[Stored items]
————

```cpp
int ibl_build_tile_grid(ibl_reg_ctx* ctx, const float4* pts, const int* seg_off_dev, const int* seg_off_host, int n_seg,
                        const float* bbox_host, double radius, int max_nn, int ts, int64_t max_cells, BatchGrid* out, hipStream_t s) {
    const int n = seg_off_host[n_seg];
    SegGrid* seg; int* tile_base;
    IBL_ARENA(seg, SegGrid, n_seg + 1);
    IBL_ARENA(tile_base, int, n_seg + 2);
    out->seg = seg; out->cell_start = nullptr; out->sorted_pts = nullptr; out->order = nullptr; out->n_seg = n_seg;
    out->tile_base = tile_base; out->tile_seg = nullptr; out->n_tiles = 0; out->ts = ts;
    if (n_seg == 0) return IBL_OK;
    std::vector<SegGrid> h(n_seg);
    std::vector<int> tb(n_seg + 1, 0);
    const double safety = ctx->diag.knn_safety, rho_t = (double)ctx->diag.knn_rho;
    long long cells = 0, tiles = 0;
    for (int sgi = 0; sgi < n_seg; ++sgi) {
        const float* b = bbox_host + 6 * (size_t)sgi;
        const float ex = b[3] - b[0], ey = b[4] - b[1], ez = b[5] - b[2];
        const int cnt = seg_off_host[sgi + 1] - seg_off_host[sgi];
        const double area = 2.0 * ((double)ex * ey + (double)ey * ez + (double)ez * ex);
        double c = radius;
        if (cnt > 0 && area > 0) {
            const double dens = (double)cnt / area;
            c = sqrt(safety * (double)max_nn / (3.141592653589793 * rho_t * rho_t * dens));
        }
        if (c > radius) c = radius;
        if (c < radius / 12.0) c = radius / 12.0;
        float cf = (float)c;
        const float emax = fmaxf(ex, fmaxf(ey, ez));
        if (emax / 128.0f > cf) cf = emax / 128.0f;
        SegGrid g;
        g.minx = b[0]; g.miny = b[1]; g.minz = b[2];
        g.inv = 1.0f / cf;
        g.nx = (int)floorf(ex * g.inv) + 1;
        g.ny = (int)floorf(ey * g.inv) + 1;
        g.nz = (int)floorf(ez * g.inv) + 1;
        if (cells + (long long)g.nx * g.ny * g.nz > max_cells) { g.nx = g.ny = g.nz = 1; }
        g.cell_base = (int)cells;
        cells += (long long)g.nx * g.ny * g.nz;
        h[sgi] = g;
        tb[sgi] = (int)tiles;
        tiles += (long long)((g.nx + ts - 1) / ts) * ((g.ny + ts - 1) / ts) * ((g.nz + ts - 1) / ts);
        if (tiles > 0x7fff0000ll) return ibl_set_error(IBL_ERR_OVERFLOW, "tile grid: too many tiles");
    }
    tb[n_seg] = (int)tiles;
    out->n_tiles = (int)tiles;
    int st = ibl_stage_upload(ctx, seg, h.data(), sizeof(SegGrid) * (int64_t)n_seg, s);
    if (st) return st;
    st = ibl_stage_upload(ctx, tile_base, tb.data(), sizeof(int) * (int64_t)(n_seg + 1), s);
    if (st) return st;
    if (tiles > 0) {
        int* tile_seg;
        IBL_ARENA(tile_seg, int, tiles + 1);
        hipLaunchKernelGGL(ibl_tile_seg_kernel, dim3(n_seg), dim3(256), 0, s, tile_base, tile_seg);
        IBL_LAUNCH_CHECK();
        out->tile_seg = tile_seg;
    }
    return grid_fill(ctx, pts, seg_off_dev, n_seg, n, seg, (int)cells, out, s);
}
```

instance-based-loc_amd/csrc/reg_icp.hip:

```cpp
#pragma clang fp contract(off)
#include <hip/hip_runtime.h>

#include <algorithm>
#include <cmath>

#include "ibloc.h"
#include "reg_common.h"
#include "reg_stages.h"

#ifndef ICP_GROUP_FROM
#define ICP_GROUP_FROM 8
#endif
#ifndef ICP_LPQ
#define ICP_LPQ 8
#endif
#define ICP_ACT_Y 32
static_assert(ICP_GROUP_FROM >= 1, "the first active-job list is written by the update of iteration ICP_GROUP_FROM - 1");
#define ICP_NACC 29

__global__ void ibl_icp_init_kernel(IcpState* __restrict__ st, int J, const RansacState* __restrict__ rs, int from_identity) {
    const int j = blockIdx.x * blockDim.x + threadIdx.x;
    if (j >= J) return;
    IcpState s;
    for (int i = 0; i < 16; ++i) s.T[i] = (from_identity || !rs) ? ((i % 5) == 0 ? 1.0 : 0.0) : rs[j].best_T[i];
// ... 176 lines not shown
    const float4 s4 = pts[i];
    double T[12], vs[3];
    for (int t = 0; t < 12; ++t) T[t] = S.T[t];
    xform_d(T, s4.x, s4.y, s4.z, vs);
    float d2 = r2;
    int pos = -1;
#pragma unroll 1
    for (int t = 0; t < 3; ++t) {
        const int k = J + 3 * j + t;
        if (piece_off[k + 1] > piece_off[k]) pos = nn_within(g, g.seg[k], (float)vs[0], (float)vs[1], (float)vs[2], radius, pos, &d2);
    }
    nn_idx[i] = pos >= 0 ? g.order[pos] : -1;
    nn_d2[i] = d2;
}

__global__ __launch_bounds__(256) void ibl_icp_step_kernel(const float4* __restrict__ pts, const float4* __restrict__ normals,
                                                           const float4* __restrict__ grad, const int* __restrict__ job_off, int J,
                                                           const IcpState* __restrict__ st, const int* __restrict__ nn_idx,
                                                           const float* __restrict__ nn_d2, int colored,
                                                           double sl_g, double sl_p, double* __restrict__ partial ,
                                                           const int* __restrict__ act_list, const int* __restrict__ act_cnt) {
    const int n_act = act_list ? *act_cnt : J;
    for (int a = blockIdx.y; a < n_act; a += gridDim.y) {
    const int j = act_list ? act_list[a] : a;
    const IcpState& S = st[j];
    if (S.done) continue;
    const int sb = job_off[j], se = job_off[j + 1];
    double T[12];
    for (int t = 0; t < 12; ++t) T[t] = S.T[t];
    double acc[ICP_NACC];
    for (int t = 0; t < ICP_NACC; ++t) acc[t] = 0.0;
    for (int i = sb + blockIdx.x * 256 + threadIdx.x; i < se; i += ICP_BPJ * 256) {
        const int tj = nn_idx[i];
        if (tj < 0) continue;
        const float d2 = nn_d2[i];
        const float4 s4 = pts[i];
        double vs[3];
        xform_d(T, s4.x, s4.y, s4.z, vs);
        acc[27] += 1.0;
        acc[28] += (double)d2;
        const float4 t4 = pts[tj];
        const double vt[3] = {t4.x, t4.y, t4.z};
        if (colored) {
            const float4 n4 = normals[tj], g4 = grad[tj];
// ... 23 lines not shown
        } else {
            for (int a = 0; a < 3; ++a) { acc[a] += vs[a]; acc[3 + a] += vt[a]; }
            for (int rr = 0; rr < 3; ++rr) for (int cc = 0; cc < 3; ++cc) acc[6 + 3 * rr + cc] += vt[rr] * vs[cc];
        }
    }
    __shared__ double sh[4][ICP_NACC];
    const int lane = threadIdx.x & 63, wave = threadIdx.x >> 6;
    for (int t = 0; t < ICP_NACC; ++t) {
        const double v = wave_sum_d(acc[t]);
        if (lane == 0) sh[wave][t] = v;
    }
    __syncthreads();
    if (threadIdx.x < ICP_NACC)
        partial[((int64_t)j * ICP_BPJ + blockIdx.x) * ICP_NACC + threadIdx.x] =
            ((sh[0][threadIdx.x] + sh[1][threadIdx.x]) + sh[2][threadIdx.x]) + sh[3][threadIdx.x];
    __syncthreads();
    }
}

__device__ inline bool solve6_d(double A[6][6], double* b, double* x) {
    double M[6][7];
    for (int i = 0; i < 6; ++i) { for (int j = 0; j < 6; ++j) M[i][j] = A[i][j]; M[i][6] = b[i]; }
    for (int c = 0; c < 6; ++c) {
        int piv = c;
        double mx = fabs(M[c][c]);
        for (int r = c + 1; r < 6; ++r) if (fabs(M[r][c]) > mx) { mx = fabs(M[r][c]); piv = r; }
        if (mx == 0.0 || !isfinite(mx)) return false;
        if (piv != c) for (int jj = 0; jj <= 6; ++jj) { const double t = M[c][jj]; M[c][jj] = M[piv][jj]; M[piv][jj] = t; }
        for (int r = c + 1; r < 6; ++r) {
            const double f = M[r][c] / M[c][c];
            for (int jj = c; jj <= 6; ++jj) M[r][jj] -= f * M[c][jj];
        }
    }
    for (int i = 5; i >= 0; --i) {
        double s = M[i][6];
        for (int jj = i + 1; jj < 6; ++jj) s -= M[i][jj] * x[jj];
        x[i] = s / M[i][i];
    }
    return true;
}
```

————

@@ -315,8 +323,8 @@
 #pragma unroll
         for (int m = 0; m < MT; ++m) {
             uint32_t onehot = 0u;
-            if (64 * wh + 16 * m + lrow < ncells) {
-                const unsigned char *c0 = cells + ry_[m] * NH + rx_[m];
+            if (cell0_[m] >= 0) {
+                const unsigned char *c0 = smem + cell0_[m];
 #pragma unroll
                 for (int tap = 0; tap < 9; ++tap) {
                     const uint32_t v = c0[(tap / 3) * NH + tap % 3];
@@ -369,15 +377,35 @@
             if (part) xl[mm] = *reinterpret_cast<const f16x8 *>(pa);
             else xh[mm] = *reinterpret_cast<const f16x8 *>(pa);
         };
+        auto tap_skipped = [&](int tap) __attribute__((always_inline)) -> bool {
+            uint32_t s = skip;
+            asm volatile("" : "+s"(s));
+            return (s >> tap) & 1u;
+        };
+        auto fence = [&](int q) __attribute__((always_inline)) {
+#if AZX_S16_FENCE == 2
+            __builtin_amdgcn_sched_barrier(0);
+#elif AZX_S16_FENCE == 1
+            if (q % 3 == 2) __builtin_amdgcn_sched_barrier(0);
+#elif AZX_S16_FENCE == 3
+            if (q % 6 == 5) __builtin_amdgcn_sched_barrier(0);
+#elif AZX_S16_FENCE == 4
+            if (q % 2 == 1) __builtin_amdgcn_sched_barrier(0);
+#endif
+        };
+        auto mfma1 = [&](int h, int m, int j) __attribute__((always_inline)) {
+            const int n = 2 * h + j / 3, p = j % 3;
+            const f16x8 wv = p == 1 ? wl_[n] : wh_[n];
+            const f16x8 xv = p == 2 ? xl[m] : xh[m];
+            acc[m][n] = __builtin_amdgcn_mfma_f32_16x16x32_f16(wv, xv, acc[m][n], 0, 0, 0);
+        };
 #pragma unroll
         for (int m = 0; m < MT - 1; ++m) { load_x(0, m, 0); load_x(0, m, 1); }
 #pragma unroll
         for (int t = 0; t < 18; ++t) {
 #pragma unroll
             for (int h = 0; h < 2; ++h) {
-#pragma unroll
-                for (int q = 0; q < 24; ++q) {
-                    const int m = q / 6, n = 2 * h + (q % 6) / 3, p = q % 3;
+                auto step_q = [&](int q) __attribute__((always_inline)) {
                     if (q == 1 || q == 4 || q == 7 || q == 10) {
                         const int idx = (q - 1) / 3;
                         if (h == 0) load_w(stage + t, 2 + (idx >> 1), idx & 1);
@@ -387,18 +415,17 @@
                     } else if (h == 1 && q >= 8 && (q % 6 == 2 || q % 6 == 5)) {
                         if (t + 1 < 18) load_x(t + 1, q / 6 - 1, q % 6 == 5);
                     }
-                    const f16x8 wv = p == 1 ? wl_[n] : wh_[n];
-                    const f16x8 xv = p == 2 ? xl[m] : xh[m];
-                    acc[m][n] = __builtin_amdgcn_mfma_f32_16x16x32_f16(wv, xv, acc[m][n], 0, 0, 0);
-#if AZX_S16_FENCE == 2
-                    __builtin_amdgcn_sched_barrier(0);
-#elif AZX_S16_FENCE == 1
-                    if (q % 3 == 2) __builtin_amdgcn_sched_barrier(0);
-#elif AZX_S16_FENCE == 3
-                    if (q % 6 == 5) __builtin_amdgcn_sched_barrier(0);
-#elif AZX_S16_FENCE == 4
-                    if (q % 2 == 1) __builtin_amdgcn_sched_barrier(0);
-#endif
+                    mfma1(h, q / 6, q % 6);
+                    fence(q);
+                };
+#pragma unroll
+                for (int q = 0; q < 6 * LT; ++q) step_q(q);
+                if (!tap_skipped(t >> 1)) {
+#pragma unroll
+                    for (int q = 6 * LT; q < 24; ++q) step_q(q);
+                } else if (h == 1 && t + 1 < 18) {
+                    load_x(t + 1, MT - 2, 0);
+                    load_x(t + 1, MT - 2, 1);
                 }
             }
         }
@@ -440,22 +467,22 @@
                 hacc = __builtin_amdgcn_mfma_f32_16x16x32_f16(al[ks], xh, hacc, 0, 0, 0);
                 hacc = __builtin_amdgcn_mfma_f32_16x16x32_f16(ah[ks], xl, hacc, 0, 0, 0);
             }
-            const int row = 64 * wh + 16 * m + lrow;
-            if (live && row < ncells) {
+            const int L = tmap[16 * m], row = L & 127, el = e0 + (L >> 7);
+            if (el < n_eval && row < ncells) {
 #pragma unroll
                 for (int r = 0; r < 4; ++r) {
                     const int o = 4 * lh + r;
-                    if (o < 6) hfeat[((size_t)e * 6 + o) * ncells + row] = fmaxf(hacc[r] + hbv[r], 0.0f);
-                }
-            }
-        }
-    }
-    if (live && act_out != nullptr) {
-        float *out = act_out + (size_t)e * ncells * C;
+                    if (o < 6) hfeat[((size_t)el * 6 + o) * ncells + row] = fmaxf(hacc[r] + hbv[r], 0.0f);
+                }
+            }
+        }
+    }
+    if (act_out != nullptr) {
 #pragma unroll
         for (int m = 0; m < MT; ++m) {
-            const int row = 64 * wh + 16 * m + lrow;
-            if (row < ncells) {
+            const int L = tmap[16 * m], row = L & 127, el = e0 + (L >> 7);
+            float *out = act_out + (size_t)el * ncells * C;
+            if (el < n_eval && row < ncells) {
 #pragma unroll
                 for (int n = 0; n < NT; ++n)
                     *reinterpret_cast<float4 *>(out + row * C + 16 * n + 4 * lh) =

————

**What the exercise asks**
In the entries above, find the line with "1, MT - 2, 1);" and the line with "(live && row", then restate word for word both of them and every line between, with nothing more.

**Problem solution**
+                    load_x(t + 1, MT - 2, 1);
                 }
             }
         }
@@ -440,22 +467,22 @@
                 hacc = __builtin_amdgcn_mfma_f32_16x16x32_f16(al[ks], xh, hacc, 0, 0, 0);
                 hacc = __builtin_amdgcn_mfma_f32_16x16x32_f16(ah[ks], xl, hacc, 0, 0, 0);
             }
-            const int row = 64 * wh + 16 * m + lrow;
-            if (live && row < ncells) {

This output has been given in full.